WORK REQUEST:
The output should be all lines of the entries below in which the word "list" occurs.

(Collected data entries)
# # # #

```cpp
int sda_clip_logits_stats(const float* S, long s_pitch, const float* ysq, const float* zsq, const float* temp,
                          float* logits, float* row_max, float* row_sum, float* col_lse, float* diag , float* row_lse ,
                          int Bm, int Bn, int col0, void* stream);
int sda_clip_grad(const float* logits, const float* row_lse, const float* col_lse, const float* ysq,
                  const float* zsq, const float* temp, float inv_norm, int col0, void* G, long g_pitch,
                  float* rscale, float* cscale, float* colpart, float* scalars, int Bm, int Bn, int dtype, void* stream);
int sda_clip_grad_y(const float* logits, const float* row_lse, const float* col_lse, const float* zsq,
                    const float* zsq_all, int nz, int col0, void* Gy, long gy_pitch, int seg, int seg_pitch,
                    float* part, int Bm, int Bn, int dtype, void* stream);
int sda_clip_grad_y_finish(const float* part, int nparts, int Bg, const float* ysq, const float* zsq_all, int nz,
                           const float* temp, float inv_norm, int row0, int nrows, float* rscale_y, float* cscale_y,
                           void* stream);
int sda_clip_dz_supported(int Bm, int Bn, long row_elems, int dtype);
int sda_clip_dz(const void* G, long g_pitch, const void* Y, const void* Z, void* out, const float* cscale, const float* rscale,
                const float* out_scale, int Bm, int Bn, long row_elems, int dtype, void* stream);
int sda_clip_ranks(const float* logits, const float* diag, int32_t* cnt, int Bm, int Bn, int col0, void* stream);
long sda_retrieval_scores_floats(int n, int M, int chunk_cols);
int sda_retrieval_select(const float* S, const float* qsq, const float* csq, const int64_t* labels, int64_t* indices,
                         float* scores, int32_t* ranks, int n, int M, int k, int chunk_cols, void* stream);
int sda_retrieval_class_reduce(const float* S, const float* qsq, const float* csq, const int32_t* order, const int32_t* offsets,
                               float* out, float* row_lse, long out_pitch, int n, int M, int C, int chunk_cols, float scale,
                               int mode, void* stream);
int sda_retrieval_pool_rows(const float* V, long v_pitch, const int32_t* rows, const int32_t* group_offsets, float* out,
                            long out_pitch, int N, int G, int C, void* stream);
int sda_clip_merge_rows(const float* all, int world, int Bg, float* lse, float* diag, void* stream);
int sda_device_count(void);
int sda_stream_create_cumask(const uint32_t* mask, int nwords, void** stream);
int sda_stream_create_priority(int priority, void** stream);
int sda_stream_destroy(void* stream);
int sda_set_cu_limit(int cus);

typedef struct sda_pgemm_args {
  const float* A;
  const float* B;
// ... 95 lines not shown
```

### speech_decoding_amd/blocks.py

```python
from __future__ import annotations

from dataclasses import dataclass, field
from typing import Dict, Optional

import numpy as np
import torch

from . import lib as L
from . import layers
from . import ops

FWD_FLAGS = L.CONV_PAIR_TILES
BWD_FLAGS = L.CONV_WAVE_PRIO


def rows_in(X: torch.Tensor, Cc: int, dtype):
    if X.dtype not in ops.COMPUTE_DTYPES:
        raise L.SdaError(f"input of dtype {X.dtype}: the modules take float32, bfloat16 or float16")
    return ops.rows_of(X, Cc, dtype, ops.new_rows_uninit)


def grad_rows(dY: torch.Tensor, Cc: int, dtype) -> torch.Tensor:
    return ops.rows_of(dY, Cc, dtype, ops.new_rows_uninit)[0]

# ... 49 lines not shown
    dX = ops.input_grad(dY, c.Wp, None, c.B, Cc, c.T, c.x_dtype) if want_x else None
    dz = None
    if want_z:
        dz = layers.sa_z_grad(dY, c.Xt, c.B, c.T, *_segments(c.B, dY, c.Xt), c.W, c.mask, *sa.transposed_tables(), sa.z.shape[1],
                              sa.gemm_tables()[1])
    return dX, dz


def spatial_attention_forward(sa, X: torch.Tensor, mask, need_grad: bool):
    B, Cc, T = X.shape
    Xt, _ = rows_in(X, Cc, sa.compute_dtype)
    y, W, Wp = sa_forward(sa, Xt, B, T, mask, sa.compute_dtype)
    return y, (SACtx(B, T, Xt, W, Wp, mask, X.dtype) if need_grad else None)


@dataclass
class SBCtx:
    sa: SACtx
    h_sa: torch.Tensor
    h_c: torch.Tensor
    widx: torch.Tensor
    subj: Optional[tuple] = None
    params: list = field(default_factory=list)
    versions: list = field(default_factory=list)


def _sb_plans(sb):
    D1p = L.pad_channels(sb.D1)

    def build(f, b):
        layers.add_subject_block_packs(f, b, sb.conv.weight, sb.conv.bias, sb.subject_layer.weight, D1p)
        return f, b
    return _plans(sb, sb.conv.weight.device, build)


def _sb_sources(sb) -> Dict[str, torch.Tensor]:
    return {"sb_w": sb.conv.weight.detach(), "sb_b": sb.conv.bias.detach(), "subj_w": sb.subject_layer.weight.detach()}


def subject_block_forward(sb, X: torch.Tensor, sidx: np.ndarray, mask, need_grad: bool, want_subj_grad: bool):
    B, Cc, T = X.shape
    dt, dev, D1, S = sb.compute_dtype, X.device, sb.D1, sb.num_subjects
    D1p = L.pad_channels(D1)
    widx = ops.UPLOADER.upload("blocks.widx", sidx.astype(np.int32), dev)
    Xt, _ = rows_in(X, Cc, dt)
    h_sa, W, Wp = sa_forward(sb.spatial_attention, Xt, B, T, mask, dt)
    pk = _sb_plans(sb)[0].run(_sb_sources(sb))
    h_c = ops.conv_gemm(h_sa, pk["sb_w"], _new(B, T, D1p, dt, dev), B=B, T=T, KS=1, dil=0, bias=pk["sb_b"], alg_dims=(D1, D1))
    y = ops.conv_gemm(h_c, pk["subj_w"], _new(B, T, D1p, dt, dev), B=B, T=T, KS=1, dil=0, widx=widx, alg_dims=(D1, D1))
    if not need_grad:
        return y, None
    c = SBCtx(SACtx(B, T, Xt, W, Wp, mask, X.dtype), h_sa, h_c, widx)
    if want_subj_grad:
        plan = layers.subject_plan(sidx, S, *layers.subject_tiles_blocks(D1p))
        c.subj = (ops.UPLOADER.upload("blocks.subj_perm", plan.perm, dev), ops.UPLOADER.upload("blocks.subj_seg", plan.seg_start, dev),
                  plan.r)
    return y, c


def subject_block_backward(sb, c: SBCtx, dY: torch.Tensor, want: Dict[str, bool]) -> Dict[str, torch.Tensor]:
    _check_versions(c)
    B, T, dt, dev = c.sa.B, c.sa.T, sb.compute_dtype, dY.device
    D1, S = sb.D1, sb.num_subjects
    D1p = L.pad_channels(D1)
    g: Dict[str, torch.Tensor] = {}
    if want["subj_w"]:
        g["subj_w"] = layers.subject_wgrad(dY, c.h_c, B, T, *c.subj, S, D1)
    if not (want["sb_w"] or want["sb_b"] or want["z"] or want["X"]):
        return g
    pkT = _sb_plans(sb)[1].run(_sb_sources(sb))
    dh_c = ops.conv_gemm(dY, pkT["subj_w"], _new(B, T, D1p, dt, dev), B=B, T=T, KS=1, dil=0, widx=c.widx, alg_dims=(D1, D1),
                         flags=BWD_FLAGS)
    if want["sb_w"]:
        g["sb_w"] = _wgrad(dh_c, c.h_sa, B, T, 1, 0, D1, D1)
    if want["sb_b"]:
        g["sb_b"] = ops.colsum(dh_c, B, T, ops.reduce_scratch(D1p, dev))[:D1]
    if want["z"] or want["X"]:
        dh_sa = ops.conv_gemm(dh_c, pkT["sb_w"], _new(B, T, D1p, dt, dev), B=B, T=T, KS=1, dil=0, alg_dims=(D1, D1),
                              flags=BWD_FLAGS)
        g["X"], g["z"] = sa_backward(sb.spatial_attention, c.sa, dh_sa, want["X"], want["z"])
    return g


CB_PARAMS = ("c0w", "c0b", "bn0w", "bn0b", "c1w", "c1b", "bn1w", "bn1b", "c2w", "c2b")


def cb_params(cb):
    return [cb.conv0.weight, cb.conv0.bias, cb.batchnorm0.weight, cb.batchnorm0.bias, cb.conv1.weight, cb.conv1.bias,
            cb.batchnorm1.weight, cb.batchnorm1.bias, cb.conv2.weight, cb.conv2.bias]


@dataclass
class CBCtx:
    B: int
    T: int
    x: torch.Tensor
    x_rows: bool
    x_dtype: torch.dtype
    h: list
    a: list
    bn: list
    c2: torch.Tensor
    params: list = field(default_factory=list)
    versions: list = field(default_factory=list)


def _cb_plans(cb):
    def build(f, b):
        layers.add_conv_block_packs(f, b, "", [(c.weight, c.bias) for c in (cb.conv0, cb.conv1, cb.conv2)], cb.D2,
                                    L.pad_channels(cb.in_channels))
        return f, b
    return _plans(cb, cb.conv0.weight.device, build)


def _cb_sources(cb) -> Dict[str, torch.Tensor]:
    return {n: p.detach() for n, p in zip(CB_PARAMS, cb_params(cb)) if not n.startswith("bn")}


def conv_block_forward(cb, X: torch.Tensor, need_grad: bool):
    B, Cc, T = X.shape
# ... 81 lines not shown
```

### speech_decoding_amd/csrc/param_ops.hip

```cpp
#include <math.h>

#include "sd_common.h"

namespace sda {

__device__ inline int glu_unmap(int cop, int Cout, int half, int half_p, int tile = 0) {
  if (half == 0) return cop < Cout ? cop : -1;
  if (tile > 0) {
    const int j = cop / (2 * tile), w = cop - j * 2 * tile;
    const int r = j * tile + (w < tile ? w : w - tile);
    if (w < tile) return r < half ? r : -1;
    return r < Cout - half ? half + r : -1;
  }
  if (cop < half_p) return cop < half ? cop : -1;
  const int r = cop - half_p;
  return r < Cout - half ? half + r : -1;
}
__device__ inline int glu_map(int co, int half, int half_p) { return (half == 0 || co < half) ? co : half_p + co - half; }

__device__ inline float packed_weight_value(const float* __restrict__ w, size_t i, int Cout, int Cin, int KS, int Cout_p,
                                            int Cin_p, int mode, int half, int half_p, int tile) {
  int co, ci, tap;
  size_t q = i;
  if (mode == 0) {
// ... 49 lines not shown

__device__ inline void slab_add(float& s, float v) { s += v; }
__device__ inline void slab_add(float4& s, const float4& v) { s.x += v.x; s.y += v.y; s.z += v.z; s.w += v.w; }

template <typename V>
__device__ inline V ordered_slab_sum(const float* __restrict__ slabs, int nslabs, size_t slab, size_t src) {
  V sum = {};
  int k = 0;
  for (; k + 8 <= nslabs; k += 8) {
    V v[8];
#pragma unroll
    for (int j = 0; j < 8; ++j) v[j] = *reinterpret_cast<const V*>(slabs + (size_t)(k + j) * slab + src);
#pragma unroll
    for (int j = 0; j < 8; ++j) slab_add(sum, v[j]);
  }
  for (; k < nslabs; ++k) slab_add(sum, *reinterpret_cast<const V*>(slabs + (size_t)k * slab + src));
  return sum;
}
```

# # # #

SOLUTION TO THIS PROBLEM:
    params: list = field(default_factory=list)
    versions: list = field(default_factory=list)
    h: list
    a: list
    bn: list
    params: list = field(default_factory=list)
    versions: list = field(default_factory=list)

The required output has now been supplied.